__Work to complete__: Among the entries below, count the lines where the string "invariant" occurs, and give only the number.

__Input for this task__:
@@ -180,16 +182,19 @@
   constexpr int IWP = IH | 1;
   size_t lds = (size_t)(IH * IWP * CC + (K > 3 ? K * K * CC : 0)) * sizeof(float);
   if (lds < 256 * 8 * sizeof(float)) lds = 256 * 8 * sizeof(float);
+  if (lds < FOLD_LDS_BYTES) lds = FOLD_LDS_BYTES;
   const int chunks = C / CC;
   const int64_t ntiles = (int64_t)N * ((Ho + T - 1) / T) * ((Wo + T - 1) / T);
   const unsigned bx = xcd_chunk_grid(chunks, ntiles, 8192);
+  BnFold fold;
+  if (const int rc = fold_take(stats, slots != 0 ? slots : 1, C, chunks, s, &fold, "mt_dwconv_fwd")) return rc;
   auto k = dwconv_tiled_kernel<K, S, T, ACT, CC, RC>;
   if (lds > 48 * 1024) {
     hipError_t e = ensure_dynamic_lds(reinterpret_cast<const void*>(k), lds);
     if (e != hipSuccess) return fail(MT_ERR_LAUNCH, "mt_dwconv_fwd: cannot reserve %zu B of LDS: %s", lds, hipGetErrorString(e));
   }
   hipLaunchKernelGGL(k, dim3(bx), dim3(256), lds, s, zin, scale, shift, w, zout, stats, slots != 0 ? slots : 1, N, H,
-                     W, C, Ho, Wo, pad0, po, we);
+                     W, C, Ho, Wo, pad0, po, we, fold);
   return check_launch("mt_dwconv_fwd(tiled)");
 }
 
@@ -226,28 +231,12 @@
     __syncthreads();
   }
   if (sg != 0 || c >= C) return;
-  float mean, var;
+  double s = 0.0, q = 0.0;
   if (training) {
-    double s = 0.0, q = 0.0;
 #pragma unroll
     for (int g = 0; g < 8; ++g) { s += red[g][cl][0]; q += red[g][cl][1]; }
-    const double m = s / count;
-    double v = q / count - m * m;
-    if (v < 0.0) v = 0.0;
-    mean = (float)m; var = (float)v;
-    if (running_mean) {
-      const double unb = count > 1.0 ? v * count / (count - 1.0) : v;
-      running_mean[c] = (1.f - momentum) * running_mean[c] + momentum * mean;
-      running_var[c] = (1.f - momentum) * running_var[c] + momentum * (float)unb;
-    }
-  } else {
-    mean = running_mean[c]; var = running_var[c];
-  }
-  const float invstd = 1.0f / sqrtf(var + eps);
-  const float sc = gamma[c] * invstd;
-  scale[c] = sc;
-  shift[c] = beta[c] - mean * sc;
-  if (mean_invstd) { mean_invstd[c] = mean; mean_invstd[C + c] = invstd; }
+  }
+  bn_fwd_finish(c, C, s, q, count, gamma, beta, running_mean, running_var, scale, shift, mean_invstd, eps, momentum, training);
 }
 
 __global__ __launch_bounds__(256) void se_pool_kernel(const float* __restrict__ z, const float* __restrict__ scale,
diff --git a/mintime-multi-identity-size-invariant-timesformer-for-video-deepfake-detection_amd/csrc/gen_plan.py b/mintime-multi-identity-size-invariant-timesformer-for-video-deepfake-detection_amd/csrc/gen_plan.py
--- a/mintime-multi-identity-size-invariant-timesformer-for-video-deepfake-detection_amd/csrc/gen_plan.py
+++ b/mintime-multi-identity-size-invariant-timesformer-for-video-deepfake-detection_amd/csrc/gen_plan.py
@@ -20,6 +20,7 @@
 
 
 SKIP = {"mt_plan_run", "mt_plan_fork"}
+FOLD_ARM = {"mt_bn_finalize_fold", "mt_bn_bwd_finalize_fold"}
 
 
 def main(header, rename_h, thunks_inc):
@@ -43,7 +44,9 @@
                     call.append(f"&{n}_v")
                 else:
                     call.append(n)
-            f.write(f"  const int rc = {inner}({', '.join(n for _, n in ps)});\n")
+            f.write(f"  {'const ' if name in FOLD_ARM else ''}int rc = {inner}({', '.join(n for _, n in ps)});\n")
+            if name not in FOLD_ARM:
+                f.write(f'  if (mt::fold_pending()) rc = mt::fold_left_armed(rc, "{name}");\n')
             f.write("  if (rc == 0) if (mt::Plan* p_ = mt::plan_recording()) {\n")
             f.write("".join(pre))
             f.write(f"    p_->add(stream, [=]() {{ return {inner}({', '.join(call)}); }});\n")
diff --git a/mintime-multi-identity-size-invariant-timesformer-for-video-deepfake-detection_amd/csrc/plan.hip b/mintime-multi-identity-size-invariant-timesformer-for-video-deepfake-detection_amd/csrc/plan.hip
--- a/mintime-multi-identity-size-invariant-timesformer-for-video-deepfake-detection_amd/csrc/plan.hip
+++ b/mintime-multi-identity-size-invariant-timesformer-for-video-deepfake-detection_amd/csrc/plan.hip
@@ -5,6 +5,7 @@
 
 #include "../../include/mintime_hip.h"
 #include "common.hpp"
+#include "bn_fold.hpp"
 
 namespace mt {
 
@@ -37,6 +38,12 @@
 static thread_local double g_next_work = 0.0;
 
 Plan* plan_recording() { return g_recording; }
+
+int fold_left_armed(int rc, const char* who) {
+  fold_clear();
+  if (rc != 0) return rc;
+  return fail(MT_ERR_ARG, "%s: a BatchNorm finalize fold was armed, and this entry point did not take it (the fold is dropped)", who);
+}
 
 void Plan::add(void* stream, std::function<int()> fn) {
   ops.push_back(PlanOp{std::move(fn), g_next_tag, g_next_work, stream});
@@ -131,6 +138,7 @@
 }
 
 extern "C" int mt_plan_fork(void* from_stream, void* to_stream) {
+  if (mt::fold_pending()) return mt::fold_left_armed(0, "mt_plan_fork");
   if (Plan* p = mt::plan_recording()) {
     hipEvent_t ev = nullptr;
     if (hipEventCreateWithFlags(&ev, hipEventDisableTiming) != hipSuccess) return fail(mt::MT_ERR_LAUNCH, "mt_plan_fork: event");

__Result of the task__: 6